I Like Movies Where Nothing Happens – Buzz News

I Like Movies Where Nothing Happens

O.K., maybe I should have titles this Movies Where Not Much Happens…or…Movies Where Some Stuff Happens, But Not How You Think, And It Doesn’t Really Get In The Way Of The Movie.

I’m not going to carp about the Hollywood crap mill or how formulaic most movies are. It’s like trying to teach a pig to dance. It’s pointless and just annoys the pig. It’s not like I’m a “Cinema” fan, I just like what I like. I’m certainly not above liking, and sometimes really liking, what could be considered by others to be completely indigestible tripe.

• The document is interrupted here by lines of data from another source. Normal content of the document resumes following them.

int finalize(tdnnf_ng *ng, hipStream_t s) {
  if (!ng->pending) return TDNNF_OK;
  pool().wait(ng);
  ng->pending = 0;
  const int Rp = ng->Rp, Dp = ng->Dp;
  const size_t fRR = (size_t)Rp * Rp, fRD = (size_t)Rp * Dp;
  TDNNF_HIP(hipMemcpyAsync(ng->coeff, ng->h_coeff, sizeof(float) * Rp, hipMemcpyHostToDevice, s));
  TDNNF_HIP(hipMemcpyAsync(ng->Ad, ng->h_At, sizeof(float) * fRR, hipMemcpyHostToDevice, s));
  hipLaunchKernelGGL(add_diag_rows_kernel, dim3(grid_for((long long)fRD, 256)), dim3(256), 0, s, ng->J, ng->W, ng->coeff, Rp, Dp);
  RowsGemmArgs w1;
  memset(&w1, 0, sizeof(w1));
  w1.A = ng->Ad; w1.lda = Rp; w1.B = ng->J; w1.ldb = Dp; w1.C = ng->W1; w1.ldc = Dp; w1.M = Rp; w1.N = Dp; w1.init_mode = 2; w1.nseg = 1;
  w1.seg[0].klen = Rp; w1.seg[0].m_lo = 0; w1.seg[0].m_hi = Rp;
  TDNNF_HIP(rows_gemm(w1, false, s));
  if (ng->must_reorth) {
    int rc = reorthogonalize(ng, s);
    if (rc) return rc;
  }
  TDNNF_HIP(hipMemcpyAsync(ng->W, ng->W1, sizeof(float) * fRD, hipMemcpyDeviceToDevice, s));
  ng->d = ng->d_next;
  ng->rho = ng->rho_next;
  return derive(ng, s);
}

constexpr int kPformSpanCap = 4096;
size_t pform_ws_bytes(int Rp, int Di, int K, int N) {
  if (K < 2 || K * Rp > 64) return 0;
  const size_t M = (size_t)N + kPformSpanCap;
  return sizeof(float) * ((size_t)K * Rp * Di + 64) + sizeof(float) * (M * K * Rp + 64) + sizeof(double) * ((size_t)rows_gemm_sumsq_blocks((int)M) + 8) + 256;
}
size_t stats_ws_bytes(int Rp, int Di, int K, int N) {
  const size_t part = ((size_t)rows_gemm_sumsq_blocks(N) * sizeof(double) + 63) & ~(size_t)63;
  return part + std::max(std::max(wgrad_workspace_bytes(Rp, Rp, 1, N), wgrad_workspace_bytes(Rp, Di, K, N)), pform_ws_bytes(Rp, Di, K, N));
}

int stats_after_h(tdnnf_ng *ng, const NgInput &in, const float *H, void *wg_ws, size_t wg_bytes, bool upd, hipStream_t s) {
  const int N = in.N, K = in.ix.num_offsets, Di = in.Di, Rp = ng->Rp, Dp = ng->Dp, D = ng->D;
  ng->cur_upd = upd;
  ng->cur_N = N;
  ng->cur_ones = in.ones;
  if (!upd) return TDNNF_OK;
  TDNNF_REQUIRE(wg_ws && wg_bytes >= wgrad_workspace_bytes(Rp, Di, K, N), "ng: workspace too small");
  TDNNF_HIP(hipMemsetAsync(ng->J, 0, sizeof(float) * (size_t)Rp * Dp, s));
  if (in.ones) TDNNF_HIP(hipMemsetAsync(ng->tmpR, 0, sizeof(float) * Rp, s));
  WgradArgs j;
  memset(&j, 0, sizeof(j));
  j.dY = H; j.lddy = Rp; j.X = in.x.data; j.ldx = in.x.stride; j.Do = Rp; j.Di = Di; j.K = K; j.N = N; j.row_stride = in.ix.row_stride;
  for (int i = 0; i < K; i++) j.row_offsets[i] = in.ix.row_offsets[i];
  j.coef = in.eff; j.scale = 1.f; j.G = ng->J; j.ldg = Dp; j.accumulate = 1; j.bias_acc = in.ones ? ng->tmpR : nullptr;
  j.active = in.active; j.max_active = in.max_active;
  TDNNF_HIP(wgrad(j, wg_ws, wg_bytes, s));
  if (in.ones) hipLaunchKernelGGL(scatter_col_kernel, dim3((Rp + 63) / 64), dim3(64), 0, s, ng->tmpR, Rp, ng->J, Dp, D - 1);
  return TDNNF_OK;
}

bool pform_ok(int Rp, const NgInput &in, size_t ws_bytes) {
  const int K = in.ix.num_offsets, N = in.N;
  if (!options().ng_pform || K < 2 || K * Rp > 64 || in.eff || in.active || in.ix.row_stride != 1 || N % 128 != 0 || N < 32768) return false;
  int lo = in.ix.row_offsets[0], hi = lo;
  for (int i = 1; i < K; i++) {
    lo = std::min(lo, in.ix.row_offsets[i]);
    hi = std::max(hi, in.ix.row_offsets[i]);
  }
  for (int i = 0; i < K; i++)
    if ((in.ix.row_offsets[i] - lo) % 128 != 0) return false;
  if (hi - lo > kPformSpanCap || in.Di % 4 != 0 || (in.x.stride % 4) != 0 || in.Di < 1024) return false;
  return ws_bytes >= pform_ws_bytes(Rp, in.Di, K, N);
}
int pform_pass(const float *W, int Rp, int Dp, const float *bias, const NgInput &in, float *H, double *part, void *ws, hipStream_t s) {
  const int K = in.ix.num_offsets, N = in.N, Di = in.Di;
  PformTaps tp;
  memset(&tp, 0, sizeof(tp));
  tp.K = K;
  int lo = in.ix.row_offsets[0], hi = lo;
  for (int i = 1; i < K; i++) {
    lo = std::min(lo, in.ix.row_offsets[i]);
    hi = std::max(hi, in.ix.row_offsets[i]);
  }
  for (int i = 0; i < K; i++) tp.o[i] = in.ix.row_offsets[i] - lo;
  const int M = N + (hi - lo);
  float *WP = (float *)ws;
  float *P = WP + (((size_t)K * Rp * Di + 63) & ~(size_t)63);
  double *psum = (double *)(P + (((size_t)M * K * Rp + 63) & ~(size_t)63));
  hipLaunchKernelGGL(stack_taps_kernel, dim3(grid_for((long long)K * Rp * Di, 256)), dim3(256), 0, s, W, Rp, Dp, Di, K, WP);
  RowsGemmArgs a;
  memset(&a, 0, sizeof(a));
  a.A = in.x.data + (size_t)lo * in.x.stride; a.lda = in.x.stride; a.B = WP; a.ldb = Di; a.C = P; a.ldc = K * Rp; a.M = M; a.N = K * Rp;
  a.init_mode = 2; a.sumsq = psum; a.nseg = 1;
  a.seg[0].klen = Di; a.seg[0].m_lo = 0; a.seg[0].m_hi = M;
  TDNNF_HIP(rows_gemm(a, true, s));
  hipLaunchKernelGGL(pform_combine_kernel, dim3(N / 128), dim3(256), 0, s, P, K * Rp, tp, Rp, bias, H, N, psum, part,
                     rows_gemm_sumsq_blocks(N));
  TDNNF_HIP(hipGetLastError());
  return TDNNF_OK;
}

RowsGemmArgs stats_h_args(const tdnnf_ng *ng, const NgInput &in, float *H, double *part) {
  const int N = in.N, K = in.ix.num_offsets, Di = in.Di, Rp = ng->Rp, Dp = ng->Dp;
  RowsGemmArgs a;
  memset(&a, 0, sizeof(a));
  a.A = in.x.data; a.lda = (long long)in.x.stride * in.ix.row_stride; a.B = ng->W; a.ldb = Dp; a.C = H; a.ldc = Rp; a.M = N; a.N = Rp;
  a.bias = in.ones ? ng->wlast : nullptr;
  a.init_mode = in.ones ? 1 : 2;
  a.coef = in.eff;
  a.sumsq = part;
  a.nseg = K;
  for (int i = 0; i < K; i++) {
    a.seg[i].a_off = (long long)in.ix.row_offsets[i] * in.x.stride;
    a.seg[i].b_off = (long long)i * Di;
    a.seg[i].klen = Di;
    a.seg[i].m_lo = 0;
    a.seg[i].m_hi = N;
  }
  return a;
}
int stats_main(tdnnf_ng *ng, const NgInput &in, float *H, double *part, void *wg_ws, size_t wg_bytes, bool upd, hipStream_t s) {
  const int N = in.N, K = in.ix.num_offsets, Di = in.Di, Rp = ng->Rp, Dp = ng->Dp;
  const RowsGemmArgs a = stats_h_args(ng, in, H, part);
  NgRowdotArgs v;
  memset(&v, 0, sizeof(v));
  v.X = in.x.data; v.ldx = in.x.stride; v.row_stride = in.ix.row_stride; v.nseg = K; v.Di = Di; v.eff = in.eff; v.WT = ng->WT; v.Rp = Rp;
  v.bias = in.ones ? ng->wlast : nullptr; v.H = H; v.ldh = Rp; v.N = N; v.part = part; v.part_cap = rows_gemm_sumsq_blocks(N);
  for (int i = 0; i < K; i++) v.seg_off[i] = (long long)in.ix.row_offsets[i] * in.x.stride;
  const int skip = options().ng_diag_skip;
  if (skip && ng->D != 0 && (((skip & 1) && K == 2 && Di >= 1024) || ((skip & 2) && !(K == 2 && Di >= 1024)))) {
    TDNNF_HIP(hipMemsetAsync(H, 0, sizeof(float) * (size_t)N * Rp, s));
    TDNNF_HIP(hipMemsetAsync(part, 0, sizeof(double) * rows_gemm_sumsq_blocks(N), s));
  } else if (pform_ok(Rp, in, wg_bytes)) {
    int rc = pform_pass(ng->W, Rp, Dp, in.ones ? ng->wlast : nullptr, in, H, part, wg_ws, s);
    if (rc) return rc;
  } else if (options().ng_valu && !in.active && ng_rowdot_ok(v)) {
    TDNNF_HIP(ng_rowdot(v, s));
  } else {
    TDNNF_HIP(rows_gemm(a, true, s));
  }
  return stats_after_h(ng, in, H, wg_ws, wg_bytes, upd, s);
}

int stats_side(tdnnf_ng *ng, const float *H, const double *part, void *wg_ws, size_t wg_bytes, hipStream_t s) {
  const int N = ng->cur_N, Rp = ng->Rp, Dp = ng->Dp;
  TDNNF_REQUIRE(wg_ws && wg_bytes >= wgrad_workspace_bytes(Rp, Rp, 1, N), "ng: workspace too small");
  WgradArgs w;
  memset(&w, 0, sizeof(w));
  w.dY = H; w.lddy = Rp; w.X = H; w.ldx = Rp; w.Do = Rp; w.Di = Rp; w.K = 1; w.N = N; w.row_stride = 1; w.scale = 1.f;
  w.G = ng->Ld; w.ldg = Rp; w.accumulate = 0;
  TDNNF_HIP(wgrad(w, wg_ws, wg_bytes, s));
  hipLaunchKernelGGL(ng_scalars_kernel, dim3(1), dim3(256), 0, s, part, rows_gemm_sumsq_blocks(N), ng->cur_ones ? (double)N : 0.0, ng->Ld, ng->WWT,
                     Rp, ng->scal, ng->scale_f);
  if (!ng->cur_upd) return TDNNF_OK;
  RowsGemmArgs k;
  memset(&k, 0, sizeof(k));
  k.A = ng->J; k.lda = Dp; k.B = ng->J; k.ldb = Dp; k.C = ng->Kd; k.ldc = Rp; k.M = Rp; k.N = Rp; k.init_mode = 2; k.nseg = 1;
  k.seg[0].klen = Dp; k.seg[0].m_lo = 0; k.seg[0].m_hi = Rp;
  TDNNF_HIP(rows_gemm(k, true, s));
  const size_t fRR = (size_t)Rp * Rp;
  TDNNF_HIP(hipMemcpyAsync(ng->h_K, ng->Kd, sizeof(float) * fRR, hipMemcpyDeviceToHost, s));
  TDNNF_HIP(hipMemcpyAsync(ng->h_L, ng->Ld, sizeof(float) * fRR, hipMemcpyDeviceToHost, s));
  TDNNF_HIP(hipMemcpyAsync(ng->h_tr0, ng->scal, sizeof(double), hipMemcpyDeviceToHost, s));
  ng->job_N = N;
  ng->job_done = 0;
  ng->pending = 1;
  TDNNF_HIP(hipEventRecord(ng->ev_job, s));
  ng->ev_wait = ng->ev_job;
  pool().push(ng);
  return TDNNF_OK;
}

int stats_core(tdnnf_ng *ng, const NgInput &in, float *H, void *ws, size_t ws_bytes, bool upd, hipStream_t s) {
  TDNNF_REQUIRE(ws && ws_bytes >= stats_ws_bytes(ng->Rp, in.Di, in.ix.num_offsets, in.N), "ng: workspace too small");
  double *part = (double *)ws;
  const size_t part_bytes = ((size_t)rows_gemm_sumsq_blocks(in.N) * sizeof(double) + 63) & ~(size_t)63;
  void *wg_ws = (char *)ws + part_bytes;
  const size_t wg_bytes = ws_bytes - part_bytes;
  int rc = stats_main(ng, in, H, part, wg_ws, wg_bytes, upd, s);
  if (rc) return rc;
  return stats_side(ng, H, part, wg_ws, wg_bytes, s);
}

int init_from(tdnnf_ng *ng, const NgInput &in, int D, float *H, void *ws, size_t ws_bytes, hipStream_t s) {
  int rc = init_default(ng, D, s);
  if (rc) return rc;
  if (ng->rank > 0) {
    const int iters = in.N <= ng->rank ? 1 : 3;
    for (int i = 0; i < iters; i++) {
      if ((rc = stats_core(ng, in, H, ws, ws_bytes, true, s))) return rc;
      if ((rc = finalize(ng, s))) return rc;
    }
  }
  ng->t = 0;
  return TDNNF_OK;
}

}

size_t ng_stats_workspace_bytes(int rank, int D, int K, int N) {
  const int Rp = pad4(std::max(1, std::min(rank, D - 1)));
  const int Di = K > 0 ? D / K : D;
  return stats_ws_bytes(Rp, Di, std::max(K, 1), N) + 64;
}
bool ng_updating(const tdnnf_ng *ng) { return updating(ng); }
void ng_pool_push(tdnnf_ng *ng) { pool().push(ng); }
void ng_pool_wait(tdnnf_ng *ng) { pool().wait(ng); }
bool ng_pool_done(tdnnf_ng *ng) { return pool().done(ng); }
int ng_finalize_one(tdnnf_ng *ng, hipStream_t s) {
  ProfClassOverride prof_as_ng(3);
  GemmPrecisionScope exact_f32(2);
  return finalize(ng, s);
}
int ng_h_ld(const tdnnf_ng *ng) { return ng->Rp; }
int ng_dim(const tdnnf_ng *ng) { return ng->D; }
const float *ng_scale_dev(const tdnnf_ng *ng) { return ng->scale_f; }
const float *ng_w_dev(const tdnnf_ng *ng) { return ng->W; }
int ng_w_ld(const tdnnf_ng *ng) { return ng->Dp; }

int ng_stats_step(tdnnf_ng *ng, const NgInput &in, float *H, void *ws, size_t ws_bytes, hipStream_t s) {
  const int K = in.ix.num_offsets, D = K * in.Di + (in.ones ? 1 : 0);
  TDNNF_REQUIRE(ng && H && in.N > 0 && K >= 1 && K <= kMaxSeg && in.Di > 0, "ng_stats_step: bad arguments");
  ProfClassOverride prof_as_ng(3);
  GemmPrecisionScope exact_f32(2);
  if (ng->D == 0) {
    int rc0 = init_from(ng, in, D, H, ws, ws_bytes, s);
    if (rc0) return rc0;
  }
  TDNNF_REQUIRE(ng->D == D, "ng: dimension changed from %d to %d", ng->D, D);
  if (ng->rank == 0) return TDNNF_OK;
  int rc = finalize(ng, s);
  if (rc) return rc;
  rc = stats_core(ng, in, H, ws, ws_bytes, updating(ng), s);
  ng->t += 1;
  return rc;
}

int ng_stats_main(tdnnf_ng *ng, const NgInput &in, float *H, double *part, void *ws, size_t ws_bytes, hipStream_t s) {
  const int K = in.ix.num_offsets, D = K * in.Di + (in.ones ? 1 : 0);
  TDNNF_REQUIRE(ng && H && part && in.N > 0 && K >= 1 && K <= kMaxSeg && in.Di > 0, "ng_stats_main: bad arguments");
  ProfClassOverride prof_as_ng(3);
  GemmPrecisionScope exact_f32(2);
  if (ng->D == 0) {
    int rc0 = init_from(ng, in, D, H, ws, ws_bytes, s);
    if (rc0) return rc0;
  }
  TDNNF_REQUIRE(ng->D == D, "ng: dimension changed from %d to %d", ng->D, D);
  ng->cur_N = 0;
  if (ng->rank == 0) return TDNNF_OK;
  int rc = finalize(ng, s);
  if (rc) return rc;
  return stats_main(ng, in, H, part, ws, ws_bytes, updating(ng), s);
}

int ng_stats_main_prepare(tdnnf_ng *ng, const NgInput &in, float *H, double *part, hipStream_t s, RowsGemmArgs *out) {
  const int K = in.ix.num_offsets, D = K * in.Di + (in.ones ? 1 : 0);
  TDNNF_REQUIRE(ng && H && part && out && in.N > 0 && K >= 1 && K <= kMaxSeg && ng->D == D, "ng_stats_main_prepare: bad arguments");
  if (ng->rank == 0) {
    memset(out, 0, sizeof(*out));
    ng->cur_N = 0;
    return TDNNF_OK;
  }
  ProfClassOverride prof_as_ng(3);
  GemmPrecisionScope exact_f32(2);
  ng->cur_N = 0;
  int rc = finalize(ng, s);
  if (rc) return rc;
  *out = stats_h_args(ng, in, H, part);
  return TDNNF_OK;
}
int ng_stats_main_finish(tdnnf_ng *ng, const NgInput &in, const float *H, void *ws, size_t ws_bytes, hipStream_t s) {
  TDNNF_REQUIRE(ng && H && ng->D != 0 && ng->rank > 0 && in.N > 0, "ng_stats_main_finish: bad arguments");
  ProfClassOverride prof_as_ng(3);
  GemmPrecisionScope exact_f32(2);
  return stats_after_h(ng, in, H, ws, ws_bytes, updating(ng), s);
}

int ng_finalize_if_ready(tdnnf_ng *ng, hipStream_t s, int *did) {
  *did = 0;
  if (!ng || ng->rank == 0 || !ng->pending || !pool().done(ng)) return TDNNF_OK;
  ProfClassOverride prof_as_ng(3);
  GemmPrecisionScope exact_f32(2);
  *did = 1;
  return finalize(ng, s);
}

int ng_external_begin(tdnnf_ng *ng, int D, const float **W, int *Rp, int *ldw, hipStream_t s) {
  TDNNF_REQUIRE(ng && W && Rp && ldw, "ng_external_begin: bad arguments");
  *W = nullptr;
  if (ng->D == 0 || ng->rank == 0) return TDNNF_OK;
  TDNNF_REQUIRE(ng->D == D, "ng: dimension changed from %d to %d", ng->D, D);
  ng->cur_N = 0;
  int rc = finalize(ng, s);
  if (rc) return rc;
  *W = ng->W;
  *Rp = ng->Rp;
  *ldw = ng->Dp;
  return TDNNF_OK;
}

int ng_external_end(tdnnf_ng *ng, const NgInput &in, const float *H, void *ws, size_t ws_bytes, hipStream_t s) {
  TDNNF_REQUIRE(ng && H && ng->D != 0 && ng->rank > 0 && in.N > 0, "ng_external_end: bad arguments");
  ProfClassOverride prof_as_ng(3);
  GemmPrecisionScope exact_f32(2);
  return stats_after_h(ng, in, H, ws, ws_bytes, updating(ng), s);
}

int ng_stats_side(tdnnf_ng *ng, const float *H, const double *part, void *ws, size_t ws_bytes, hipStream_t s) {
  TDNNF_REQUIRE(ng && H && part, "ng_stats_side: bad arguments");
  if (ng->rank == 0 || ng->cur_N == 0) return TDNNF_OK;
  ProfClassOverride prof_as_ng(3);
  GemmPrecisionScope exact_f32(2);
  int rc = stats_side(ng, H, part, ws, ws_bytes, s);
  ng->t += 1;
  return rc;
}

size_t ng_project_tmp_floats(const tdnnf_ng *in, const tdnnf_ng *out, int Do, int ldT) {
  const size_t q = in ? (size_t)Do * in->Rp : 0, p = out ? (size_t)out->Rp * ldT : 0;
  return std::max(q, p) + 16;
}

int ng_project(tdnnf_ng *in, tdnnf_ng *out, float *T, int Do, int Dx, int ldT, float *tmp, hipStream_t s) {
  TDNNF_REQUIRE(T && tmp && ldT % 4 == 0 && ldT >= Dx, "ng_project: bad arguments");
  ProfClassOverride prof_as_ng(3);
  GemmPrecisionScope exact_f32(2);
  if (in && in->rank > 0) {
    TDNNF_REQUIRE(in->D == Dx && in->Dp == ldT, "ng_project: input-side dimension mismatch");
    const int Rp = in->Rp;
    RowsGemmArgs q;
    memset(&q, 0, sizeof(q));
    q.A = T; q.lda = ldT; q.B = in->W; q.ldb = in->Dp; q.C = tmp; q.ldc = Rp; q.M = Do; q.N = Rp; q.init_mode = 2; q.nseg = 1;
    q.seg[0].klen = ldT; q.seg[0].m_lo = 0; q.seg[0].m_hi = Do;
    TDNNF_HIP(rows_gemm(q, true, s));
    RowsGemmArgs c;
    memset(&c, 0, sizeof(c));
    c.A = tmp; c.lda = Rp; c.B = in->W; c.ldb = in->Dp; c.C = T; c.ldc = ldT; c.M = Do; c.N = ldT; c.init_mode = 0; c.nseg = 1;
    c.coef = in->neg_one;
    c.seg[0].klen = Rp; c.seg[0].m_lo = 0; c.seg[0].m_hi = Do;
    TDNNF_HIP(rows_gemm(c, false, s));
  }
  if (out && out->rank > 0) {
    TDNNF_REQUIRE(out->D == Do, "ng_project: output-side dimension mismatch");
    const int Rp = out->Rp;
    RowsGemmArgs p;
    memset(&p, 0, sizeof(p));
    p.A = out->W; p.lda = out->Dp; p.B = T; p.ldb = ldT; p.C = tmp; p.ldc = ldT; p.M = Rp; p.N = ldT; p.init_mode = 2; p.nseg = 1;
    p.seg[0].klen = Do; p.seg[0].m_lo = 0; p.seg[0].m_hi = Rp;
    TDNNF_HIP(rows_gemm(p, false, s));
    RowsGemmArgs c;
    memset(&c, 0, sizeof(c));
    c.A = out->WT; c.lda = Rp; c.B = tmp; c.ldb = ldT; c.C = T; c.ldc = ldT; c.M = Do; c.N = ldT; c.init_mode = 0; c.nseg = 1;
    c.coef = out->neg_one;
    c.seg[0].klen = Rp; c.seg[0].m_lo = 0; c.seg[0].m_hi = Do;
    TDNNF_HIP(rows_gemm(c, false, s));
  }
  return TDNNF_OK;
}

}

using namespace tdnnf;

extern "C" {

const float *tdnnf_ng_scale_dev(const tdnnf_ng *ng) { return ng && ng->dev ? ng->scale_f : nullptr; }

size_t tdnnf_ng_stats_pass_workspace_bytes(int rank, int Di, int num_taps, int N) { return pform_ws_bytes((rank + 3) & ~3, Di, num_taps, N) + 64; }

But I like small movies that don’t try to impress me. Movies that don’t think the boy has to get the girl, and that if he does, he has to screw it up somehow in order to pad the plot and add “tension”. I really like movies where nothing happens. Of course things happen, I wouldn’t want to watch a movie of grass growing (o.k, maybe time-lapse is cool).

Because I haven’t seen nearly as many as I’d like, I have only a short list of these. Top of the list, and this doesn’t mean that I like it the best-only that NOTHING happens in it-is Sophia Coppola’s Lost In Translation. I know I part ways with many Bill Murray fans here, but let’s face it; they are mostly one dimensional troglodyte sportswriters.

Bill plays a world-weary Famous Actor that’s been contracted to (for what I presume to be an ungodly amount of money-why else would the character put up with the guy in the hilarious commercial director scene?) film an ad for Suntory whiskey, a product he is already associated with.

He meets a world-weary (or maybe it’s just insomniac) photographer’s wife who’s in Tokyo because her husband is. Scarlett Johannson does an outstanding job. She suffers through her husbands schedule and random meetings with an moronic American actress.

That’s about it. Sure, they drink a little and carouse around town with their new-found compadres. Karaoke, a nosh here and there, but no great drama. And that’s what made it cool for me. They don’t hook up, no one cheats, nobody gets shot, stabbed, pregnant, or vampired. Just a little slice out of a couple of regular extraordinary people who can’t sleep in Japan.